Stored items:
[Start of section]

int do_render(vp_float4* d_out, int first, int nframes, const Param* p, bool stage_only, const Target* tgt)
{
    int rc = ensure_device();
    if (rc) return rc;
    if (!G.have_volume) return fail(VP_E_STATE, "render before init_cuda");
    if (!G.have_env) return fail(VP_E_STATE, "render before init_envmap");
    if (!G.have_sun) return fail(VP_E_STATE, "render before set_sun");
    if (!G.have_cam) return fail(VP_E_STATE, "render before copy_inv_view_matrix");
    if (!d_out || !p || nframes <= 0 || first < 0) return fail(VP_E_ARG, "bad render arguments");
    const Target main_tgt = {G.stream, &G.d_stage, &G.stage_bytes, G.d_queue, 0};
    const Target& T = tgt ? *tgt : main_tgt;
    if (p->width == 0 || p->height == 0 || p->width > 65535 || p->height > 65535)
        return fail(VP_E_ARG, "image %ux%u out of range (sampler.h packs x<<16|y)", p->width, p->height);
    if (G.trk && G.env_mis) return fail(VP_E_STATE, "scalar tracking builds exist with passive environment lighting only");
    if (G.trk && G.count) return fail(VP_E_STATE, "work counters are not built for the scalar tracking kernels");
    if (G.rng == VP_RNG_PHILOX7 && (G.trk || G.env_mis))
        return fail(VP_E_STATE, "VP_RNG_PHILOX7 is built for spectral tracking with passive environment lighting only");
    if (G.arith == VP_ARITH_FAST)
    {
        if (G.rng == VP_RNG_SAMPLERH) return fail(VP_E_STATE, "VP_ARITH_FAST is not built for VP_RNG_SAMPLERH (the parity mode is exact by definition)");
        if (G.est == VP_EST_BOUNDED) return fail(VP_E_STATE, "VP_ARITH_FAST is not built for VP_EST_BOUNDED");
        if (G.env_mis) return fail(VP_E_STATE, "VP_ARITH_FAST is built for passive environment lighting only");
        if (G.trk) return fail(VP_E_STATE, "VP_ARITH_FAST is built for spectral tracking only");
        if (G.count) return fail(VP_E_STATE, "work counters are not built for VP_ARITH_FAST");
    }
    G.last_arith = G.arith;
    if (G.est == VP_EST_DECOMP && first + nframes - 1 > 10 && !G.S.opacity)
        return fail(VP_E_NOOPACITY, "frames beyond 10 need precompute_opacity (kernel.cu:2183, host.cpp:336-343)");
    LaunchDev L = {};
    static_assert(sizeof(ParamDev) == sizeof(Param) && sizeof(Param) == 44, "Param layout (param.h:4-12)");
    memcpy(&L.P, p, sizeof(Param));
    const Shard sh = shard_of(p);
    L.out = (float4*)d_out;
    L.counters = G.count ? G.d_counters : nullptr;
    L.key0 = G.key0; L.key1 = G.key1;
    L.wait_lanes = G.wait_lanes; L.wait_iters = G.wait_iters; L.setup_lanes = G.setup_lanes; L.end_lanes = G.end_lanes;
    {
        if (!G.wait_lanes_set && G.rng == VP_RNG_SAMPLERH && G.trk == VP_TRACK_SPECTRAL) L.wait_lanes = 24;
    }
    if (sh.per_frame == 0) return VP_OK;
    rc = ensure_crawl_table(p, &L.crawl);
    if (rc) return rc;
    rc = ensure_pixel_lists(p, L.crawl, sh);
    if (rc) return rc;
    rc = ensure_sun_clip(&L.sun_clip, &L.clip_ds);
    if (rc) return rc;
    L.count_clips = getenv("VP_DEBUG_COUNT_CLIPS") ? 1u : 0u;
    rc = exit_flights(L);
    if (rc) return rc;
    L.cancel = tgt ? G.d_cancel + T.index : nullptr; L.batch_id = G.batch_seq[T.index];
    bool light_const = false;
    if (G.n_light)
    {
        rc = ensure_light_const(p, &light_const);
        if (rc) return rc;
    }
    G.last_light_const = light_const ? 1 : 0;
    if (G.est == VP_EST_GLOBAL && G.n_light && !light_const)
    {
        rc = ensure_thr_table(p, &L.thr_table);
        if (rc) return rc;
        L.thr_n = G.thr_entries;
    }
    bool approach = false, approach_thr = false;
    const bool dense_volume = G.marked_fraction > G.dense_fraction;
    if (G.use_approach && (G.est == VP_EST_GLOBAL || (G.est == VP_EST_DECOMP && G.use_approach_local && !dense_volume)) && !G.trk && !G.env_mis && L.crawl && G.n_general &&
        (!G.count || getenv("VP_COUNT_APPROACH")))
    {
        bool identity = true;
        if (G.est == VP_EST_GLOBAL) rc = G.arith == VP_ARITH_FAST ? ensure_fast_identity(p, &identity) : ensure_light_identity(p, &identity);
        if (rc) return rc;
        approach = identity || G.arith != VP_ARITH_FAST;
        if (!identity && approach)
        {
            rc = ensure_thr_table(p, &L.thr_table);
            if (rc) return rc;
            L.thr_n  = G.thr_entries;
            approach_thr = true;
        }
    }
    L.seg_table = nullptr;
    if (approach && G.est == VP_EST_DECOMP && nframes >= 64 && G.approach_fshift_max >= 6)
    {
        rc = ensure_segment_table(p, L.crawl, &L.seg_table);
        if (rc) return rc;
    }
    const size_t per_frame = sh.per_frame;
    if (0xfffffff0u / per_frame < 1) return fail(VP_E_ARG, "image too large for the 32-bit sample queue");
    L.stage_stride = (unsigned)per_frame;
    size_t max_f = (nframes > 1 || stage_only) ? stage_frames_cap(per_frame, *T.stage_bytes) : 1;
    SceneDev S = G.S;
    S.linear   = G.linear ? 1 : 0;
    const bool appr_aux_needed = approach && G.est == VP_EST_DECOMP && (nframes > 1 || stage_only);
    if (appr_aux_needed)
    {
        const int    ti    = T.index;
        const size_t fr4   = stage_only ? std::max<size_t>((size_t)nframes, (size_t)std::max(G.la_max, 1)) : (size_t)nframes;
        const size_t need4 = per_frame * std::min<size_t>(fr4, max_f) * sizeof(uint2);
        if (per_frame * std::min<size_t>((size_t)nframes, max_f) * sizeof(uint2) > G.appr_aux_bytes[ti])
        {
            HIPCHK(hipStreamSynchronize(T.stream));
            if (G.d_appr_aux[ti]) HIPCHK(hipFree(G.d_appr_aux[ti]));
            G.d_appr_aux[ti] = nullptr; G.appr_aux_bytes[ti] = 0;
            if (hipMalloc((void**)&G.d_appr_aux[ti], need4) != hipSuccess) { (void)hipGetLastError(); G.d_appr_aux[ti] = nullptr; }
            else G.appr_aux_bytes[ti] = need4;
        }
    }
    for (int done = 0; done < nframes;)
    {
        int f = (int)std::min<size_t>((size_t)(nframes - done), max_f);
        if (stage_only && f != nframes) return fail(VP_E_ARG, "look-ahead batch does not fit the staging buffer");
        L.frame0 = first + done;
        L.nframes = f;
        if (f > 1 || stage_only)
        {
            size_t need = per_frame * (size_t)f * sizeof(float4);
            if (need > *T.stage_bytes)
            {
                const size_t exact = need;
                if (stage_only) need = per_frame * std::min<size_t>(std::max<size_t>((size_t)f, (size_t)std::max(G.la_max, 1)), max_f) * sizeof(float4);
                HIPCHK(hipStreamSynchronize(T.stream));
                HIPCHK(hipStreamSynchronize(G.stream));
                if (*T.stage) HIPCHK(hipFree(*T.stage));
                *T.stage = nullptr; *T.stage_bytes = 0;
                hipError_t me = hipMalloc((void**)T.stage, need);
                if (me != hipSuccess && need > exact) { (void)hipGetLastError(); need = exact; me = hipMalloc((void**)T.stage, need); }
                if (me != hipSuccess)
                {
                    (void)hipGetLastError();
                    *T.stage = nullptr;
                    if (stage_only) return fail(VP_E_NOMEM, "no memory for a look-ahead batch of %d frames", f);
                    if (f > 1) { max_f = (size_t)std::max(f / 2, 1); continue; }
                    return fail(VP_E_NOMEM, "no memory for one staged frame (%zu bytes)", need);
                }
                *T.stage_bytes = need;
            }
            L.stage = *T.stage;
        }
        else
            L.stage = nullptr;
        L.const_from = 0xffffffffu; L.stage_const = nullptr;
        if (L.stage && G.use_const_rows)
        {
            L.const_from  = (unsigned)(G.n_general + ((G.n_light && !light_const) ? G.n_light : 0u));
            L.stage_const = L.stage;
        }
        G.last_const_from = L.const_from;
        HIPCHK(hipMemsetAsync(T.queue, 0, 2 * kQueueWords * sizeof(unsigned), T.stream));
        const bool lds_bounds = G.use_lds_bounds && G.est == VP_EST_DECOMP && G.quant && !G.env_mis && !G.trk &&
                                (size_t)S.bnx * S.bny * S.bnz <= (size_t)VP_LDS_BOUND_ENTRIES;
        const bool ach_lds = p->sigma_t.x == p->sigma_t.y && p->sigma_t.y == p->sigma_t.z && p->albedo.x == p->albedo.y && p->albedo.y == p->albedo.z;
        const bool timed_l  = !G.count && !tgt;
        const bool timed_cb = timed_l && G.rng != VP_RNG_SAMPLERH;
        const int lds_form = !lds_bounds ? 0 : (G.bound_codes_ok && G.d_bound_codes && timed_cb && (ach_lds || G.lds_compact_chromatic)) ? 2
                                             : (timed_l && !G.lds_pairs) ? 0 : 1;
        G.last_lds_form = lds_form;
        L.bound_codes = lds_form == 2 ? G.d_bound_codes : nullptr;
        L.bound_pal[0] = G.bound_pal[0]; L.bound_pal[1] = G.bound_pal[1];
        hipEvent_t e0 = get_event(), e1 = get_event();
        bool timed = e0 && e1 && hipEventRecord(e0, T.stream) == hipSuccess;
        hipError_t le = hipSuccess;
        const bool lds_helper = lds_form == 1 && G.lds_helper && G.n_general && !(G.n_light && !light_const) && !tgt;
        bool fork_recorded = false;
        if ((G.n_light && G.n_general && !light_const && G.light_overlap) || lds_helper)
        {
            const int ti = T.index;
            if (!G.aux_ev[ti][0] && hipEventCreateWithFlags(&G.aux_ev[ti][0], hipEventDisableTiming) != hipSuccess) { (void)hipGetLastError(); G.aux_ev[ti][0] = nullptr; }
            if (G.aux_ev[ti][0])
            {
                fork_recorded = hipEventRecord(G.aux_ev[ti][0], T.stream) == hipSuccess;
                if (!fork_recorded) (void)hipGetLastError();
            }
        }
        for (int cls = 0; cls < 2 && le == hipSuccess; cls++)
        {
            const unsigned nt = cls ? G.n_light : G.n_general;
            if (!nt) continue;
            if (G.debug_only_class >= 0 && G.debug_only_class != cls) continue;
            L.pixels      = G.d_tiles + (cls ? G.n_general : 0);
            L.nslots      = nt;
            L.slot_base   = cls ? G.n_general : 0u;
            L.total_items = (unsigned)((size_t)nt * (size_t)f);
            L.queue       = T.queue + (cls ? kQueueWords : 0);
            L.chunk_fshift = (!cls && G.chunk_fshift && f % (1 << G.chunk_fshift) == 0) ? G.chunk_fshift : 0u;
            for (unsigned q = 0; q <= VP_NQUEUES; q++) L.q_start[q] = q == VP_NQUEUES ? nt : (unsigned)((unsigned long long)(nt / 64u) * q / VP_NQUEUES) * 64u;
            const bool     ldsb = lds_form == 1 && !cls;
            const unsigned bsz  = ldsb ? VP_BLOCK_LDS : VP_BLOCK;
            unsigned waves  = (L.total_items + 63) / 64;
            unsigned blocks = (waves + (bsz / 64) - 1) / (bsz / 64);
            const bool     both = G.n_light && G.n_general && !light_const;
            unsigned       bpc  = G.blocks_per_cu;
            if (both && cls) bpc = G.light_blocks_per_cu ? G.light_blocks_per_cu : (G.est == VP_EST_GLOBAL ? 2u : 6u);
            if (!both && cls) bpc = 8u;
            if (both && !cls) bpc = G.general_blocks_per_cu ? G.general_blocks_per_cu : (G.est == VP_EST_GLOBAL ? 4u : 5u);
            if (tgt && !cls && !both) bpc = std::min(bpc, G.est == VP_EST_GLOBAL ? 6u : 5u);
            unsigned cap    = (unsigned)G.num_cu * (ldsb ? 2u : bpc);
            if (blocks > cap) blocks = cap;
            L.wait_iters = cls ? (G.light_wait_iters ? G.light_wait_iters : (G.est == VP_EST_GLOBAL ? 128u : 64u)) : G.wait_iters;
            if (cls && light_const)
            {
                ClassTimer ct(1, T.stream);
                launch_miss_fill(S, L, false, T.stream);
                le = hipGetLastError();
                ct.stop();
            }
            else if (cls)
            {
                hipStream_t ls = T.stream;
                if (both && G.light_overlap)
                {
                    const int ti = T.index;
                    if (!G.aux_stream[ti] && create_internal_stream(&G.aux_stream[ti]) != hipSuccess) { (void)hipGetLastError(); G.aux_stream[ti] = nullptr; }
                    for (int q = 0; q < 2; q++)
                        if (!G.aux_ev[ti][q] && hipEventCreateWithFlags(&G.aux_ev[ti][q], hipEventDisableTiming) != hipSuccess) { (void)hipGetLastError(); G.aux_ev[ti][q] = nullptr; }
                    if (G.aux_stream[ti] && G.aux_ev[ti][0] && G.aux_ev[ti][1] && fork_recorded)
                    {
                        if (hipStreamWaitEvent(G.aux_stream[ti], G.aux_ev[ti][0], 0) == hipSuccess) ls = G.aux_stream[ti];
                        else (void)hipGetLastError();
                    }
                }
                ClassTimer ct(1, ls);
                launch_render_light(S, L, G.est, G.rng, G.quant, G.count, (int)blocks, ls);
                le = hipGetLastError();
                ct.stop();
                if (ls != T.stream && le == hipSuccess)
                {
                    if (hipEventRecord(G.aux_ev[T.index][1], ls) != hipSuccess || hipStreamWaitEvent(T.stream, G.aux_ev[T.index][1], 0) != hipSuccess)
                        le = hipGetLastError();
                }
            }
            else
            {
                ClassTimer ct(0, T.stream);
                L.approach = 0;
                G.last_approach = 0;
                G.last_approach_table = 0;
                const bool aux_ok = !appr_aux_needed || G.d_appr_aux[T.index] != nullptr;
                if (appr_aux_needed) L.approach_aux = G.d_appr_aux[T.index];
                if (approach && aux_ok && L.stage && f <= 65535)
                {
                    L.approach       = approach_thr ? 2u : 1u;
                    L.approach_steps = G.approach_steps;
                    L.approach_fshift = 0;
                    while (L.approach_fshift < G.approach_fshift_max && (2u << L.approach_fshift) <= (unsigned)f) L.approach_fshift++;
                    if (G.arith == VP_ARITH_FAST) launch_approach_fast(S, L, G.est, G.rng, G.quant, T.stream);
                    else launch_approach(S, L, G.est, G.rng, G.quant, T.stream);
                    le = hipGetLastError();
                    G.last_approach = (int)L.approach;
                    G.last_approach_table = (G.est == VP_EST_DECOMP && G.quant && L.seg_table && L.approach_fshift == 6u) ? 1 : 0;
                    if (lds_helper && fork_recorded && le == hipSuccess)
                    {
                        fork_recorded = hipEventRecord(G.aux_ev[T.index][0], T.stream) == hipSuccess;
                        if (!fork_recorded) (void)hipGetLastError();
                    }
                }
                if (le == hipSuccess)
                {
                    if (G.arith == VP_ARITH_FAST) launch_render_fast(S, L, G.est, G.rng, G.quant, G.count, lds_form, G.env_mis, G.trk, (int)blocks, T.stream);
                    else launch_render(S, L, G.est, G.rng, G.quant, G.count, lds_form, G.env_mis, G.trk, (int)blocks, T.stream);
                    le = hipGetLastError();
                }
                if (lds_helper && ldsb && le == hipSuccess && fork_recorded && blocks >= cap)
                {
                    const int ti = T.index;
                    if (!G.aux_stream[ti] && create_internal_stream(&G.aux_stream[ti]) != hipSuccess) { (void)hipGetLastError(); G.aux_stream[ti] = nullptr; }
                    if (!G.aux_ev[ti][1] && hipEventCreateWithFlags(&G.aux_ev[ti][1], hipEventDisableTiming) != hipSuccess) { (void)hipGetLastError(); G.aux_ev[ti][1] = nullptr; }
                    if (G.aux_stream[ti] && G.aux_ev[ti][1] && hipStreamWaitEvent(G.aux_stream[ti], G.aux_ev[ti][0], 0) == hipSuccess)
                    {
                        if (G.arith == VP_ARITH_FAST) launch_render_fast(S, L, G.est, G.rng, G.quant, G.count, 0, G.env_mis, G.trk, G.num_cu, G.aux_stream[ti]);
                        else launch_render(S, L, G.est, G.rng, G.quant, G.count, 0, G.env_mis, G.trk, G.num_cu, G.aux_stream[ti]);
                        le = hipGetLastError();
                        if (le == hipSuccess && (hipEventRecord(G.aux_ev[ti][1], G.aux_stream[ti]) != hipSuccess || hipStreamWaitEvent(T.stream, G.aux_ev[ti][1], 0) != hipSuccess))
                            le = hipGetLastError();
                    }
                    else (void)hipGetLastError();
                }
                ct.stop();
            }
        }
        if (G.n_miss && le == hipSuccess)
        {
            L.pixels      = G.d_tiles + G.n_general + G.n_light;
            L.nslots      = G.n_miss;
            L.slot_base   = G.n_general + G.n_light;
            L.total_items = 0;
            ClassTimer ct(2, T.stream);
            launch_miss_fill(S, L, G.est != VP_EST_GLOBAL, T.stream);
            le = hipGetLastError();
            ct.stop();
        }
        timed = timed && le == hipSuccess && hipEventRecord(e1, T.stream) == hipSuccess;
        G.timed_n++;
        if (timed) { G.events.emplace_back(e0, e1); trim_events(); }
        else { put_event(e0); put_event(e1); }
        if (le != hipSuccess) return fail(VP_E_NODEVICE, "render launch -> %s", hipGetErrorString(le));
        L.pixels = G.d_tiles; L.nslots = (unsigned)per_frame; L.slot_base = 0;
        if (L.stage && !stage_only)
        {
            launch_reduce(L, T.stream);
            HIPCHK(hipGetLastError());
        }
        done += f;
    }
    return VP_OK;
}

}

[End of section]
[Start of section]

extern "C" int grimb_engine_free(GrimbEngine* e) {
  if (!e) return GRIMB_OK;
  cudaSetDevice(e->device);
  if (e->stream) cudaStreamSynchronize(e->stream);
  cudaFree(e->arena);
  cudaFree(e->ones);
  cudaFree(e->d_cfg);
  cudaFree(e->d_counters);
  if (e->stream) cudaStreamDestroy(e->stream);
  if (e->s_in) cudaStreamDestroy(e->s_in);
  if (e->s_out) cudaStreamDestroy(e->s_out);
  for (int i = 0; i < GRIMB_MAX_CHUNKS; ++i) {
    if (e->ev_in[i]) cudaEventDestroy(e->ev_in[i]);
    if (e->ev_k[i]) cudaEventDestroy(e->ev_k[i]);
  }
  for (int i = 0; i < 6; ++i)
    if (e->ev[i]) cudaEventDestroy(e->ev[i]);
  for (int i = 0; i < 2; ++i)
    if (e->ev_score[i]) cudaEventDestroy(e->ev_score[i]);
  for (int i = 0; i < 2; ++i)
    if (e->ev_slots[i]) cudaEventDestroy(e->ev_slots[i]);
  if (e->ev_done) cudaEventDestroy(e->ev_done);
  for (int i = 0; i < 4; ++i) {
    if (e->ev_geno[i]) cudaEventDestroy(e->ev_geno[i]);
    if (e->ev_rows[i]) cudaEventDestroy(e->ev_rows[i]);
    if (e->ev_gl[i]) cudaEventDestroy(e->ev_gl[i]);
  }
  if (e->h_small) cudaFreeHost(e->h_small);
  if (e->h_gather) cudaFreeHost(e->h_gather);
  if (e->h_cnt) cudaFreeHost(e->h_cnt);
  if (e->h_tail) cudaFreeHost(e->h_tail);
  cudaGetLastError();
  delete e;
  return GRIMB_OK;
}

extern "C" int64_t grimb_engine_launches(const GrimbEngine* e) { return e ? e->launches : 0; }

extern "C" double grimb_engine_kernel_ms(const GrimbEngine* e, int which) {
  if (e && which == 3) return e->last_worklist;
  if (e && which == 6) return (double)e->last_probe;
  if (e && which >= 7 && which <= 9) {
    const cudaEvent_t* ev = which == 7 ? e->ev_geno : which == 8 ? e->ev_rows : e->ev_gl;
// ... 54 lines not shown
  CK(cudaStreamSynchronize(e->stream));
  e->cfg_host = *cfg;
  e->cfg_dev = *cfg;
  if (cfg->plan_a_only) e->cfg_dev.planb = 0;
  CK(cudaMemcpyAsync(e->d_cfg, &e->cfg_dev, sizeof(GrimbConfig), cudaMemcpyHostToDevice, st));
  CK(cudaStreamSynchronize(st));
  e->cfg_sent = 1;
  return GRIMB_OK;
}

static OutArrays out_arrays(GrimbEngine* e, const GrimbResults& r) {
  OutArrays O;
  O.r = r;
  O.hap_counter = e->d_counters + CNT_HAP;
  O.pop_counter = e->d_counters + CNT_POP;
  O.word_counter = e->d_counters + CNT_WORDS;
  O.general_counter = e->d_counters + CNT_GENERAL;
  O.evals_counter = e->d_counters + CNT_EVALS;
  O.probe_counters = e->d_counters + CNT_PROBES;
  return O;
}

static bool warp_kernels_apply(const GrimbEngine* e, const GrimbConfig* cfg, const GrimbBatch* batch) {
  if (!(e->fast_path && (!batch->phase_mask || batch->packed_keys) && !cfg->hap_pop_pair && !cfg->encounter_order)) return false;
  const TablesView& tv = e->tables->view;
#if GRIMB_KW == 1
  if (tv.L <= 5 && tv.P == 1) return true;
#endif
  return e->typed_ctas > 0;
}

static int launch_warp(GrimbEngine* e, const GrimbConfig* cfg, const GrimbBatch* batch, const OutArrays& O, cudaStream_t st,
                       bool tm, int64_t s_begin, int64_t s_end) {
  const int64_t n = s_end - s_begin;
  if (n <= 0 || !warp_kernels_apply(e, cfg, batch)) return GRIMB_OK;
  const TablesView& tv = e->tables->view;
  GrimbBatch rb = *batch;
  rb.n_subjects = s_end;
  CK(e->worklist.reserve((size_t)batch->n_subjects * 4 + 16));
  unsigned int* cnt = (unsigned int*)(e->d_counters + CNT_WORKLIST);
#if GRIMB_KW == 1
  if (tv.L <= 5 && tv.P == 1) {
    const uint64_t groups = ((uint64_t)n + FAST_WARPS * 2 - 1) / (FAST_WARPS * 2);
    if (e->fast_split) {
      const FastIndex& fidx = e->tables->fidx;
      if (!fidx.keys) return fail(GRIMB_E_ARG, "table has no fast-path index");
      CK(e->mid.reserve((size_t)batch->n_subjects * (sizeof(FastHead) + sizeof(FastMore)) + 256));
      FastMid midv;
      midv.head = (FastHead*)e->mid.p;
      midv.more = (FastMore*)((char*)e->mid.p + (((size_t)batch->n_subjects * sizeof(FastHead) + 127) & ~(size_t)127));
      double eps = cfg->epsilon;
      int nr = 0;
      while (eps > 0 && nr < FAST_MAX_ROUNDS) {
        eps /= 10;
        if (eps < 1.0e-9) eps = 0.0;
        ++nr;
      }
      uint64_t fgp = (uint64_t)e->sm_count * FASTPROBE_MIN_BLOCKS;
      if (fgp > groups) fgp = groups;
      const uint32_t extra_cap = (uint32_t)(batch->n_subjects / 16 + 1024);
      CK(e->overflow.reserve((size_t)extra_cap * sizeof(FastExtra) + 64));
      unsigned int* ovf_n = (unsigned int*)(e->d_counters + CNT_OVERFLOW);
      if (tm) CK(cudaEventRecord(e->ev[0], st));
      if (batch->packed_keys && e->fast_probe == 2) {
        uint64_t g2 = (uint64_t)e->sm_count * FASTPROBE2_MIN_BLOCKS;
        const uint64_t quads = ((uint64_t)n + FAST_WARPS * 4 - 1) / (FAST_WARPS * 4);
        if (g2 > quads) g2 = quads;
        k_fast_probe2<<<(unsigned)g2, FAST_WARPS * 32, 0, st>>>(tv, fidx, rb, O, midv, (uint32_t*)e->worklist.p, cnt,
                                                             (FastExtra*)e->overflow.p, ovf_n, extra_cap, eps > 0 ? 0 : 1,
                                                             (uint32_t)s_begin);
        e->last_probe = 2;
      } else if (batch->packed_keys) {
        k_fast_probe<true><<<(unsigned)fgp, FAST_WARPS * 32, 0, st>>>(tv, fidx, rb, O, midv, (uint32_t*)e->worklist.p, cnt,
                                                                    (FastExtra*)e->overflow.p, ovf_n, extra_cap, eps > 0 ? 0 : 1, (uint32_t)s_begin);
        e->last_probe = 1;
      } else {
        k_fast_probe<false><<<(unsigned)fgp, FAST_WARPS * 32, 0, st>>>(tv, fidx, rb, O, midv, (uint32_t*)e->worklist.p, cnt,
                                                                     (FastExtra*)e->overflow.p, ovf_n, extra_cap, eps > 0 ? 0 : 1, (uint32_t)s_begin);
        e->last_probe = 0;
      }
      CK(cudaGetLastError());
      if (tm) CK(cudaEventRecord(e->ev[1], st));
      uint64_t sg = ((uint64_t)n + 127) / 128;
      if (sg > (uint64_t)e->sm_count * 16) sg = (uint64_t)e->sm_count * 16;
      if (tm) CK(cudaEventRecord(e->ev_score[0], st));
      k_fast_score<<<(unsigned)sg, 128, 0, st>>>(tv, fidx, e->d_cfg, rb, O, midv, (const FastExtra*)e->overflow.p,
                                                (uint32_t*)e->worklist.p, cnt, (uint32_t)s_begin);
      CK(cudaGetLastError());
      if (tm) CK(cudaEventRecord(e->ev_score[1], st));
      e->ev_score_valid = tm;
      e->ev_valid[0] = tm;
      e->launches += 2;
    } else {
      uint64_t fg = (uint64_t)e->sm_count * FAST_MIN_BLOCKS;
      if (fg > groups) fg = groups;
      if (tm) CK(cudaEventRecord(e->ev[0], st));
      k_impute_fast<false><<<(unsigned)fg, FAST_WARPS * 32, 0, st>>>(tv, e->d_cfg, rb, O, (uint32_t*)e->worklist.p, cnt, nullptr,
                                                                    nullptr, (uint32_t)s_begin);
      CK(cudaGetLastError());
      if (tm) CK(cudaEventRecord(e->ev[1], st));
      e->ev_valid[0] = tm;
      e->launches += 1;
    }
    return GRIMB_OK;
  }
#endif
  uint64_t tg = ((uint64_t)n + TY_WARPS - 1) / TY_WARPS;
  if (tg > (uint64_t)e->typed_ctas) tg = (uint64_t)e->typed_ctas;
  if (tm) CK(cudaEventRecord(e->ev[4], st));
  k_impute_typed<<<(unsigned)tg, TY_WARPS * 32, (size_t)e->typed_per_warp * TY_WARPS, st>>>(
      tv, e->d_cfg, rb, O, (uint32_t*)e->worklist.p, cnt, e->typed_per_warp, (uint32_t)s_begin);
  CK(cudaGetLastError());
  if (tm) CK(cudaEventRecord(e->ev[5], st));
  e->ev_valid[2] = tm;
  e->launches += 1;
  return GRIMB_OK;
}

[End of section]

## WHAT THIS TASK INVOLVES
Could you transcribe the entries above word for word, from the line with "int do_render(vp_float4* d_out, int" down to the line with "if (G.trk) return", keeping both?

## RESPONSE BOX
int do_render(vp_float4* d_out, int first, int nframes, const Param* p, bool stage_only, const Target* tgt)
{
    int rc = ensure_device();
    if (rc) return rc;
    if (!G.have_volume) return fail(VP_E_STATE, "render before init_cuda");
    if (!G.have_env) return fail(VP_E_STATE, "render before init_envmap");
    if (!G.have_sun) return fail(VP_E_STATE, "render before set_sun");
    if (!G.have_cam) return fail(VP_E_STATE, "render before copy_inv_view_matrix");
    if (!d_out || !p || nframes <= 0 || first < 0) return fail(VP_E_ARG, "bad render arguments");
    const Target main_tgt = {G.stream, &G.d_stage, &G.stage_bytes, G.d_queue, 0};
    const Target& T = tgt ? *tgt : main_tgt;
    if (p->width == 0 || p->height == 0 || p->width > 65535 || p->height > 65535)
        return fail(VP_E_ARG, "image %ux%u out of range (sampler.h packs x<<16|y)", p->width, p->height);
    if (G.trk && G.env_mis) return fail(VP_E_STATE, "scalar tracking builds exist with passive environment lighting only");
    if (G.trk && G.count) return fail(VP_E_STATE, "work counters are not built for the scalar tracking kernels");
    if (G.rng == VP_RNG_PHILOX7 && (G.trk || G.env_mis))
        return fail(VP_E_STATE, "VP_RNG_PHILOX7 is built for spectral tracking with passive environment lighting only");
    if (G.arith == VP_ARITH_FAST)
    {
        if (G.rng == VP_RNG_SAMPLERH) return fail(VP_E_STATE, "VP_ARITH_FAST is not built for VP_RNG_SAMPLERH (the parity mode is exact by definition)");
        if (G.est == VP_EST_BOUNDED) return fail(VP_E_STATE, "VP_ARITH_FAST is not built for VP_EST_BOUNDED");
        if (G.env_mis) return fail(VP_E_STATE, "VP_ARITH_FAST is built for passive environment lighting only");
        if (G.trk) return fail(VP_E_STATE, "VP_ARITH_FAST is built for spectral tracking only");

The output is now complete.